■ **Directions**:
A complete and exact copy of the data below is required.

[Saved data entries]
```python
SIGNATURES = {
    'dmh_last_error': (C.c_char_p, []),
    'dmh_version': (c_int, []),
    'dmh_ws_standardize': (c_int, [c_f32p, c_f32p, c_int, c_int, c_float, C.c_void_p]),
    'dmh_conv_pack_floats': (c_i64, [c_int, c_int, c_int, c_int, c_int]),
    'dmh_pack_conv_weight': (c_int, [c_f32p, c_f32p, c_int, c_int, c_int, c_int, c_int, C.c_void_p]),
    'dmh_pack_conv_weights_multi': (c_int, [C.c_void_p, c_int, c_float, C.c_void_p]),
    'dmh_conv_up2_pack_floats': (c_i64, [c_int, c_int]),
    'dmh_pack_conv_weight_up2': (c_int, [c_f32p, c_f32p, c_int, c_int, C.c_void_p]),
    'dmh_conv_tiles': (c_int, [c_int, c_int, c_int, c_int]),
    'dmh_conv2d': (c_int, [C.POINTER(DmhConv), C.c_void_p]),
    'dmh_rows_from_keep': (c_int, [C.c_void_p, c_int, c_int, C.c_void_p, C.c_void_p]),
    'dmh_gn_finalize': (c_int, [c_f32p, c_int, c_f32p, c_f32p, c_f32p, c_i64, c_f32p, c_int, c_int, c_int, c_int,
                                c_float, C.c_void_p, C.c_void_p]),
    'dmh_gn_finalize_bound': (c_int, [c_f32p, c_int, c_f32p, c_f32p, c_f32p, c_i64, c_f32p, c_f32p, c_int, c_int, c_int,
                                      c_int, c_float, C.c_void_p, C.c_void_p]),
    'dmh_gn_silu_residual': (c_int, [c_f32p, c_f32p, c_f32p, c_f32p, c_int, c_int, c_int, C.c_void_p, C.c_void_p]),
    'dmh_gn_silu_residual_stats': (c_int, [c_f32p, c_f32p, c_f32p, c_f32p, c_f32p, c_int, c_int, c_int, c_float, C.c_void_p,
                                           C.c_void_p]),
    'dmh_chan_layernorm': (c_int, [c_f32p, c_f32p, c_f32p, c_f32p, c_i64, c_int, c_float, C.c_void_p, c_i64, C.c_void_p]),
    'dmh_linattn_splits': (c_int, [c_int]),
    'dmh_linattn_partial_floats': (c_i64, [c_int, c_int]),
    'dmh_linattn_context': (c_int, [c_f32p, c_f32p, c_int, c_int, C.c_void_p, C.c_void_p]),
    'dmh_linattn_merge': (c_int, [c_f32p, c_f32p, c_int, c_int, C.c_void_p, C.c_void_p]),
    'dmh_linattn_apply': (c_int, [c_f32p, c_f32p, c_f32p, c_int, c_int, c_float, C.c_void_p, C.c_void_p]),
    'dmh_conv_wgrad_workspace_floats': (c_i64, [c_int, c_int, c_int, c_int, c_int, c_int, c_int]),
# ... 206 lines not shown
```

dmhomo_amd/csrc/conv.hip:

```cpp
#include <stdlib.h>

#include "common.h"

#include "conv_args.h"
#include "weight_image.h"
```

■ **Response to this task**:
```python
SIGNATURES = {
    'dmh_last_error': (C.c_char_p, []),
    'dmh_version': (c_int, []),
    'dmh_ws_standardize': (c_int, [c_f32p, c_f32p, c_int, c_int, c_float, C.c_void_p]),
    'dmh_conv_pack_floats': (c_i64, [c_int, c_int, c_int, c_int, c_int]),
    'dmh_pack_conv_weight': (c_int, [c_f32p, c_f32p, c_int, c_int, c_int, c_int, c_int, C.c_void_p]),
    'dmh_pack_conv_weights_multi': (c_int, [C.c_void_p, c_int, c_float, C.c_void_p]),
    'dmh_conv_up2_pack_floats': (c_i64, [c_int, c_int]),
    'dmh_pack_conv_weight_up2': (c_int, [c_f32p, c_f32p, c_int, c_int, C.c_void_p]),
    'dmh_conv_tiles': (c_int, [c_int, c_int, c_int, c_int]),
    'dmh_conv2d': (c_int, [C.POINTER(DmhConv), C.c_void_p]),
    'dmh_rows_from_keep': (c_int, [C.c_void_p, c_int, c_int, C.c_void_p, C.c_void_p]),
    'dmh_gn_finalize': (c_int, [c_f32p, c_int, c_f32p, c_f32p, c_f32p, c_i64, c_f32p, c_int, c_int, c_int, c_int,
                                c_float, C.c_void_p, C.c_void_p]),
    'dmh_gn_finalize_bound': (c_int, [c_f32p, c_int, c_f32p, c_f32p, c_f32p, c_i64, c_f32p, c_f32p, c_int, c_int, c_int,
                                      c_int, c_float, C.c_void_p, C.c_void_p]),
    'dmh_gn_silu_residual': (c_int, [c_f32p, c_f32p, c_f32p, c_f32p, c_int, c_int, c_int, C.c_void_p, C.c_void_p]),
    'dmh_gn_silu_residual_stats': (c_int, [c_f32p, c_f32p, c_f32p, c_f32p, c_f32p, c_int, c_int, c_int, c_float, C.c_void_p,
                                           C.c_void_p]),
    'dmh_chan_layernorm': (c_int, [c_f32p, c_f32p, c_f32p, c_f32p, c_i64, c_int, c_float, C.c_void_p, c_i64, C.c_void_p]),
    'dmh_linattn_splits': (c_int, [c_int]),
    'dmh_linattn_partial_floats': (c_i64, [c_int, c_int]),
    'dmh_linattn_context': (c_int, [c_f32p, c_f32p, c_int, c_int, C.c_void_p, C.c_void_p]),
    'dmh_linattn_merge': (c_int, [c_f32p, c_f32p, c_int, c_int, C.c_void_p, C.c_void_p]),
    'dmh_linattn_apply': (c_int, [c_f32p, c_f32p, c_f32p, c_int, c_int, c_float, C.c_void_p, C.c_void_p]),
    'dmh_conv_wgrad_workspace_floats': (c_i64, [c_int, c_int, c_int, c_int, c_int, c_int, c_int]),
# ... 206 lines not shown
```

dmhomo_amd/csrc/conv.hip:

```cpp
#include <stdlib.h>

#include "common.h"

#include "conv_args.h"
#include "weight_image.h"
```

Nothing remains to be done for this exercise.